═════ SUPPLIED MATERIAL

__global__ void __launch_bounds__(256) k_cp_corr_bulk(const FrameDesc * __restrict__ frames, int n_frames, const RecInput * __restrict__ recs, float2 * __restrict__ cp)
{
  extern __shared__ __align__(128) unsigned char cpb_ring[];
  __shared__ unsigned long long cpb_bar[8 * CPB_STAGES];
  __shared__ CpInt red[8];
  const int lane = threadIdx.x & 31, warp = threadIdx.x >> 5;
  unsigned char * ring = cpb_ring + warp * (CPB_STAGES * 2 * CPB_COPY);
  const unsigned ring_s = smem_addr_u32(ring), bar_s = smem_addr_u32(cpb_bar + warp * CPB_STAGES);
  if (lane == 0)
  {
#pragma unroll
    for (int b = 0; b < CPB_STAGES; b++) mbar_init(bar_s + 8u * (unsigned)b, 1);
    asm volatile("fence.mbarrier_init.release.cluster;" ::: "memory");
    asm volatile("fence.proxy.async.shared::cta;" ::: "memory");
  }
  __syncthreads();

  struct Cursor
  {
    int fi, sym, n_syms;
    long long base, n;
    const unsigned char * iq;
  };
  auto enter = [&](Cursor & c) {
    while (c.fi < n_frames)
    {
      const FrameDesc & fd = frames[c.fi];
      c.n_syms = fd.n_syms;
      if (warp < c.n_syms)
      {
        const RecInput rin = recs[fd.rec];
        c.base = fd.sym0 + T_U;
        c.n = rin.n;
        c.iq = static_cast<const unsigned char *>(rin.iq);
        c.sym = warp;
        return;
      }
      c.fi += (int)gridDim.x;
    }
  };
  auto advance = [&](Cursor & c) {
    c.sym += 8;
    if (c.sym >= c.n_syms) { c.fi += (int)gridDim.x; enter(c); }
  };
  auto first_sample = [](const Cursor & c) { return c.base + (long long)c.sym * T_S; };
  auto by_copy = [&](const Cursor & c) { const long long s0 = first_sample(c); return s0 >= 8 && s0 + T_U + T_G + 8 <= c.n; };
  auto issue = [&](const Cursor & c, int b) {
    if (c.fi < n_frames && by_copy(c) && lane == 0)
    {
      const unsigned long long a = (unsigned long long)(c.iq + 2 * first_sample(c)) & ~15ull;
      const unsigned dst = ring_s + (unsigned)(b * 2 * CPB_COPY), bar = bar_s + 8u * (unsigned)b;
      mbar_expect_tx(bar, 2u * CPB_COPY);
      bulk_g2s(dst, reinterpret_cast<const void *>(a), CPB_COPY, bar);
      bulk_g2s(dst + CPB_COPY, reinterpret_cast<const void *>(a + 2ull * T_U), CPB_COPY, bar);
    }
  };

  Cursor ahead;
  ahead.fi = (int)blockIdx.x;
  ahead.sym = 0; ahead.n_syms = 0; ahead.base = 0; ahead.n = 0; ahead.iq = nullptr;
  enter(ahead);
  Cursor cur = ahead;
#pragma unroll 1
  for (int b = 0; b < CPB_STAGES && ahead.fi < n_frames; b++) { issue(ahead, b); advance(ahead); }
  int stage = 0;
  unsigned phase_bits = 0;

  for (int fi = blockIdx.x; fi < n_frames; fi += gridDim.x)
  {
    CpInt ti = { 0, 0, 0, 0 };
    const int n_syms = frames[fi].n_syms;
    while (cur.fi == fi)
    {
      if (by_copy(cur))
      {
        mbar_wait(bar_s + 8u * (unsigned)stage, (phase_bits >> stage) & 1u);
        phase_bits ^= 1u << stage;
        const int off = (int)((unsigned long long)(cur.iq + 2 * first_sample(cur)) & 15ull);
        const uint4 * sp = reinterpret_cast<const uint4 *>(ring + stage * 2 * CPB_COPY) + lane;
        uint4 va[2], vb[2];
#pragma unroll
        for (int it = 0; it < 2; it++) { vb[it] = sp[32 * it]; va[it] = sp[32 * it + CPB_COPY / 16]; }
        if (lane == 0)
        {
          unsigned * w = reinterpret_cast<unsigned *>(&va[0]);
          unsigned * u = reinterpret_cast<unsigned *>(&vb[0]);
#pragma unroll
          for (int j = 0; j < 4; j++)
          {
            const int drop = min(max(off - 4 * j, 0), 4);
            const unsigned m = drop >= 4 ? 0u : 0xffffffffu << (8 * drop);
            w[j] &= m;
            u[j] &= m;
          }
        }
        if (lane == 31)
        {
          unsigned * w = reinterpret_cast<unsigned *>(&va[1]);
          unsigned * u = reinterpret_cast<unsigned *>(&vb[1]);
#pragma unroll
          for (int j = 0; j < 4; j++)
          {
            const int keep = min(max(off - 4 * j, 0), 4);
            const unsigned m = keep >= 4 ? 0xffffffffu : ~(0xffffffffu << (8 * keep));
            w[j] &= m;
            u[j] &= m;
          }
        }
#pragma unroll
        for (int it = 0; it < 2; it++)
        {
          cp_int_add(ti, va[it].x, vb[it].x);
          cp_int_add(ti, va[it].y, vb[it].y);
          cp_int_add(ti, va[it].z, vb[it].z);
          cp_int_add(ti, va[it].w, vb[it].w);
        }
      }
      else
      {
        const unsigned short * pp = reinterpret_cast<const unsigned short *>(cur.iq) + first_sample(cur) + lane;
        unsigned ra[16], rb[16];
#pragma unroll
        for (int k = 0; k < 16; k++)
        {
          if (lane + 32 * k < T_G) { ra[k] = pp[32 * k + T_U]; rb[k] = pp[32 * k]; }
          else { ra[k] = 0; rb[k] = 0; }
        }
#pragma unroll
        for (int k = 0; k < 16; k++) cp_int_add(ti, ra[k], rb[k]);
      }
      __syncwarp();
      asm volatile("fence.proxy.async.shared::cta;" ::: "memory");
      issue(ahead, stage);
      if (ahead.fi < n_frames) advance(ahead);
      advance(cur);
      stage = stage + 1 == CPB_STAGES ? 0 : stage + 1;
    }
    ti.p1 = warp_sum_int(ti.p1); ti.p2 = warp_sum_int(ti.p2); ti.s1 = warp_sum_int(ti.s1); ti.s2 = warp_sum_int(ti.s2);
    if (lane == 0) red[warp] = ti;
    __syncthreads();
    if (threadIdx.x == 0) cp[fi] = cp_int_finish(red, n_syms);
    __syncthreads();
  }
}

constexpr int DM3_RING = 64;
constexpr int DM3_ROW4 = K_CARR / 2;

__device__ __forceinline__ float rcp_ftz(float a) { float r; asm("rcp.approx.ftz.f32 %0, %1;" : "=f"(r) : "f"(a)); return r; }
__device__ __forceinline__ float rsqrt_ftz(float a) { float r; asm("rsqrt.approx.ftz.f32 %0, %1;" : "=f"(r) : "f"(a)); return r; }
__device__ __forceinline__ float sqrt_ftz(float a) { float r; asm("sqrt.approx.ftz.f32 %0, %1;" : "=f"(r) : "f"(a)); return r; }

__device__ __forceinline__ unsigned long long ld_volatile_global_b64(const unsigned long long * p)
{
  unsigned long long v;
  asm volatile("ld.relaxed.gpu.global.b64 %0, [%1];" : "=l"(v) : "l"(p) : "memory");
  return v;
}
__device__ __forceinline__ void st_volatile_global_b64(unsigned long long * p, unsigned long long v)
{
  asm volatile("st.relaxed.gpu.global.b64 [%0], %1;" ::"l"(p), "l"(v) : "memory");
}
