template <int MAXLV, int REFILL, int WAVES_PER_SIMD, bool BIG, bool GLSL, bool SEG = false>
__global__ __launch_bounds__(64, WAVES_PER_SIMD) void k_trace_stack(TraceArgs A)
{
    __shared__ uint32_t stk[MAXLV / 2 + 1][64];
    __shared__ float tile_ray[SEG ? 12 : 11][64];
    constexpr int CHUNK_TAB = (BIG && MAXLV <= 10) ? 126 : MAXLV > 16 ? 62 : 64;
    __shared__ uint32_t chunk_tab[6][CHUNK_TAB];
    __shared__ __attribute__((aligned(16))) ChunkGrid chunk_grid;
    stk[0][threadIdx.x] = 0u;
    const int lane = threadIdx.x;
    const bool want_cost = A.tile_cost != nullptr;
    [[maybe_unused]] const bool light_clear = (A.light_clear & LIGHT_CLEAR_NODES) != 0;
    const int n_chunks = A.dimw * A.dimh * A.dimd;
    const bool chunks_in_lds = n_chunks <= CHUNK_TAB;
    if (lane == 0) {
        chunk_grid.inv = A.inv_chunksize;
        for (int a = 0; a < 3; ++a) chunk_grid.off[a] = A.cbase[a] - A.ccm[a];
        chunk_grid.dimw = A.dimw; chunk_grid.dimh = A.dimh; chunk_grid.dimd = A.dimd;
        chunk_grid.table_in_lds = chunks_in_lds ? 1u : 0u;
    }
    if (chunks_in_lds)
        for (int i = lane; i < n_chunks; i += 64) {
            const DevWide ch = A.wchunks[i];
            chunk_tab[0][i] = __float_as_uint(ch.bmin[0]); chunk_tab[1][i] = __float_as_uint(ch.bmin[1]); chunk_tab[2][i] = __float_as_uint(ch.bmin[2]);
            chunk_tab[3][i] = ch.levels; chunk_tab[4][i] = ch.wide_off; chunk_tab[5][i] = (uint32_t)ch.twig_off;
        }
    __syncthreads();
#ifdef SVO_STACK_TIMING
    const unsigned long long t_begin = __builtin_amdgcn_s_memrealtime();
    unsigned n_iters = 0, n_tree_lanes = 0, n_twig_lanes = 0, n_world_lanes = 0;
    unsigned n_world_runs = 0, n_hit_runs = 0, n_refill = 0, n_tilegen = 0, n_fix = 0;
    unsigned n_lane_twig = 0;
    unsigned n_lane_busy = 0;
    unsigned n_creep_runs = 0, n_creep_rounds = 0, n_dbg = 0;
    unsigned n_wsteps = 0, n_lsteps = 0, n_hit_wait = 0, n_dead_wait = 0, n_wsteps_b = 0, n_lsteps_b = 0, n_world_wait = 0, n_twig_b = 0;
#endif
    [[maybe_unused]] StepStats step_stats;

    const V3 wlo = ld3(A.worldmin), whi = ld3(A.worldmax);
    const V3 sdir = ld3(A.sdir);
    const V3 sg = recip(sdir);
    const float eps = A.eps;
    const bool eps_pow2 = (__float_as_uint(eps) & 0x807FFFFFu) == 0u && __float_as_uint(eps) >= 0x00800000u && __float_as_uint(eps) < 0x7F800000u;
    const float csize = A.chunksize;

    const int tr_cols = A.tiles_per_row;
    const int tr_rows = A.ntiles / (tr_cols > 0 ? tr_cols : 1);
    const bool by_cols = tr_cols >= TILE_REGIONS;
    const int reg_q = (by_cols ? tr_cols : tr_rows) / TILE_REGIONS, reg_rem = (by_cols ? tr_cols : tr_rows) % TILE_REGIONS;
    int region = (int)(__builtin_amdgcn_s_getreg(20 | (0 << 6) | (3 << 11)) & (TILE_REGIONS - 1));
    int regions_left = TILE_REGIONS;
    int tile_first = 0;
    int tile_next = 64;
    bool more = true;
    unsigned rays_marched = 0;

    int mode = M_DONE;
    int outk = 0;
    V3 alpha = mk(0, 0, 0), beta = mk(0, 0, 1), g = mk(0, 0, 0);
    float tw = 0.0f;
    [[maybe_unused]] float far = __uint_as_float(0x7F800000u);
    int cw = 0;
    uint32_t guard = 0;
    V3 O = mk(0, 0, 0), Blo = mk(0, 0, 0);
    float res = 1.0f, t = 0.0f;
    int cnt = 0;
    float tt_saved = 0.0f, t_miss = 0.0f;
    int it_saved = 0;
    V3 clo = mk(0, 0, 0);
    WideRef<BIG> wide_b = 0;
    auto ld_wide = [&](uint32_t e) -> uint32_t {
        if constexpr (BIG) return *reinterpret_cast<const uint32_t *>((size_t)wide_b + ((size_t)e << 2));
        else return ld_node(A.wide, wide_b + (e << 2));
    };
    uint32_t twig_off = 0;
    int levels = 0, ci = -1;
    int pux = 0, puy = 0, puz = 0, valid = 0, plev = 0;
    unsigned long long bmask = 0;
#ifndef SVO_CXX_STEP
    float bsize = 0.0f, res_tree = 1.0f;
    int nw_chunk = 1;
    const uint32_t lds_lane = (uint32_t)(size_t)(__attribute__((address_space(3))) uint32_t *)&stk[0][lane];
    StepUniform SU;
    SU.csize = csize; SU.eps = eps; SU.eps2 = 2.0f * eps; SU.cap_twig = A.cap_twig; SU.wide = A.wide; SU.mask = A.mask; SU.descend_shift = MAXLV <= 10 ? DESCEND_SHIFT_SHALLOW : DESCEND_SHIFT_DEEP;
    const uint32_t lds_tab = (uint32_t)(size_t)(__attribute__((address_space(3))) uint32_t *)&chunk_tab[0][0];
    ChunkStepUniform CU;
    CU.wlo = wlo; CU.whi = whi; CU.csize = csize; CU.eps = eps; CU.cap_chunk = A.cap_chunk; CU.cap_tree = A.cap_tree; CU.wide = A.wide;
    CU.kernarg = __builtin_amdgcn_kernarg_segment_ptr();
#endif
    int creepn = 0;
    for (;;) {
        unsigned long long dead = vote(mode == M_DONE);
        while (more && vote_count(dead) >= REFILL) {
            if (tile_next >= 64) {
                int t32 = -1, tcol = 0, trow = 0, tframe = 0;
                const uint32_t *order = args_reloaded().tile_order;
                if (order) {
                    regions_left = 0;
                    unsigned long long tix = 0;
                    if (lane == 0) tix = atomicAdd(&A.work[WORK_CURSOR0], 1ull);
                    int t = __builtin_amdgcn_readfirstlane((int)tix);
                    if (t < A.ntiles * A.nframes) {
                        tframe = t / A.ntiles; t -= tframe * A.ntiles;
                        t32 = (int)order[t];
                        if ((uint32_t)t32 >= (uint32_t)A.ntiles) { t32 = 0; tframe = -1; }
                        trow = t32 / tr_cols; tcol = t32 - trow * tr_cols;
                    }
                }
                while (regions_left > 0) {
                    const int span = reg_q + (region < reg_rem ? 1 : 0);
                    const int first = region * reg_q + (region < reg_rem ? region : reg_rem);
                    const int count = span * (by_cols ? tr_rows : tr_cols);
                    unsigned long long tix = 0;
                    if (lane == 0) tix = atomicAdd(&A.work[WORK_CURSOR0 + region], 1ull);
                    int t = __builtin_amdgcn_readfirstlane((int)tix);
                    if (t < count * A.nframes) {
                        if (A.nframes > 1) { tframe = t / count; t -= tframe * count; }
                        if (by_cols) { trow = t / span; tcol = first + (t - trow * span); }
                        else { trow = first + t / tr_cols; tcol = t % tr_cols; }
                        t32 = trow * tr_cols + tcol;
                        break;
                    }
                    region = (region + 1) & (TILE_REGIONS - 1);
                    --regions_left;
                }
                if (t32 < 0) { more = false; break; }
                tile_first = t32 * 64;
                tile_next = 0;
#ifdef SVO_STACK_TIMING
                ++n_tilegen;
#endif
                {
                    const TraceArgs T = args_reloaded();
                    const int id = tile_first + lane;
                    bool ok;
                    int k = -1;
                    V3 o = mk(0, 0, 0), d = mk(0, 0, 1);
                    if (T.from_camera) {
                        const int lx = tcol * TILE_W + (lane & (TILE_W - 1));
                        const int ly = trow * TILE_H + lane / TILE_W;
                        ok = (lx < T.w) & (ly < T.h) & (tframe >= 0);
                        k = (tframe * T.h + ly) * T.w + lx;
                        int px = 0, py = 0;
                        if (ok) local_to_pixel(T, lx, ly, px, py);
                        if (ok && (py >= T.imgh || px >= T.imgw)) { store_miss(A.out, k, 0); ok = false; }
                        if (ok) camera_ray(camera_reloaded(tframe), T.imgw, T.imgh, px, py, o, d);
                    } else {
                        ok = id < T.n && tframe >= 0;
                        k = id;
                        if (ok) { o = ld3(T.origins + 3 * (long long)id); d = ld3(T.dirs + 3 * (long long)id); }
                        if constexpr (SEG) tile_ray[11][lane] = ok ? T.tmax[id] : 0.0f;
                    }
                    const V3 gg = recip(d);
                    float t0 = 0.0f;
                    if (ok) {
                        bool hit = true;
                        if (!inside(o, wlo, whi)) t0 = (GLSL ? enter_glsl(o, gg, wlo, whi, hit) : enter(o, d, wlo, whi, hit)) + eps;
                        rays_marched++;
                        if (!hit) { store_miss(A.out, k, 0); ok = false; }
                    }
                    tile_ray[0][lane] = o.x; tile_ray[1][lane] = o.y; tile_ray[2][lane] = o.z;
                    tile_ray[3][lane] = d.x; tile_ray[4][lane] = d.y; tile_ray[5][lane] = d.z;
                    tile_ray[6][lane] = gg.x; tile_ray[7][lane] = gg.y; tile_ray[8][lane] = gg.z;
                    tile_ray[9][lane] = t0;
                    tile_ray[10][lane] = __int_as_float(ok ? k : -1);
                    __syncthreads();
                }
            }
#ifdef SVO_STACK_TIMING
            ++n_refill;
#endif
            const int rank = (int)__builtin_amdgcn_mbcnt_hi((unsigned)(dead >> 32), __builtin_amdgcn_mbcnt_lo((unsigned)dead, 0u));
            const int avail = 64 - tile_next;
            if (mode == M_DONE && rank < avail) {
                const int slot = tile_next + rank;
                const int k = __float_as_int(tile_ray[10][slot]);
                if (k >= 0) {
                    outk = k;
                    alpha = mk(tile_ray[0][slot], tile_ray[1][slot], tile_ray[2][slot]);
                    beta = mk(tile_ray[3][slot], tile_ray[4][slot], tile_ray[5][slot]);
                    g = mk(tile_ray[6][slot], tile_ray[7][slot], tile_ray[8][slot]);
                    tw = tile_ray[9][slot];
                    if constexpr (SEG) far = tile_ray[11][slot];
                    cw = 0; guard = 0; creepn = 0;
                    mode = M_WORLD;
                }
            }
            const int ndead = vote_count(dead);
            tile_next += (ndead < avail) ? ndead : avail;
            __syncthreads();
            dead = vote(mode == M_DONE);
        }
        if (dead == ~0ull) break;
#ifdef SVO_STACK_TIMING
        ++n_iters;
        n_tree_lanes += __popcll(__ballot(mode == M_TREE)); n_twig_lanes += __popcll(__ballot(mode == M_TWIG));
        n_world_lanes += __popcll(__ballot(mode == M_WORLD));
#endif

        const int n_busy = vote_count(vote(mode == M_TREE || mode == M_TWIG));
        const int n_world = vote_count(vote(mode == M_WORLD));
        const int n_hit = vote_count(vote(mode == M_HIT));
        const bool few_busy = n_busy < VOTE_BUSY;
        bool run_world = n_world >= (few_busy ? 1 : VOTE_WORLD);
        if (!run_world && n_world > 0) run_world = vote(mode == M_WORLD && creepn <= -CREEP_SERIOUS) != 0ull;
        const bool run_hit = n_hit >= (few_busy ? 1 : VOTE_HIT);

        if (SVO_UNLIKELY(mode != M_DONE && mode != M_HIT && ++guard > STEP_GUARD)) {
            if (outk < 0) store_flags(A.out, outk & 0x7FFFFFFF, SVO_HIT_FLAG | SVO_SHADOW_TRACED | SVO_ERR_FLAG | (A.normal_mode == SVO_NORMAL_FACE ? (uint32_t)SVO_FACE_NORMAL : 0u));
            else store_miss(A.out, outk, SVO_ERR_FLAG);
            mode = M_DONE;
        }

══════════

> [WHAT THE EXERCISE ASKS]
Please retype, with no changes, the lines that run from the first line of the entries to the line with "extern __shared__ __align__(128)", both ends included.

> [WRITTEN RESPONSE]
__global__ void __launch_bounds__(256) k_cp_corr_bulk(const FrameDesc * __restrict__ frames, int n_frames, const RecInput * __restrict__ recs, float2 * __restrict__ cp)
{
  extern __shared__ __align__(128) unsigned char cpb_ring[];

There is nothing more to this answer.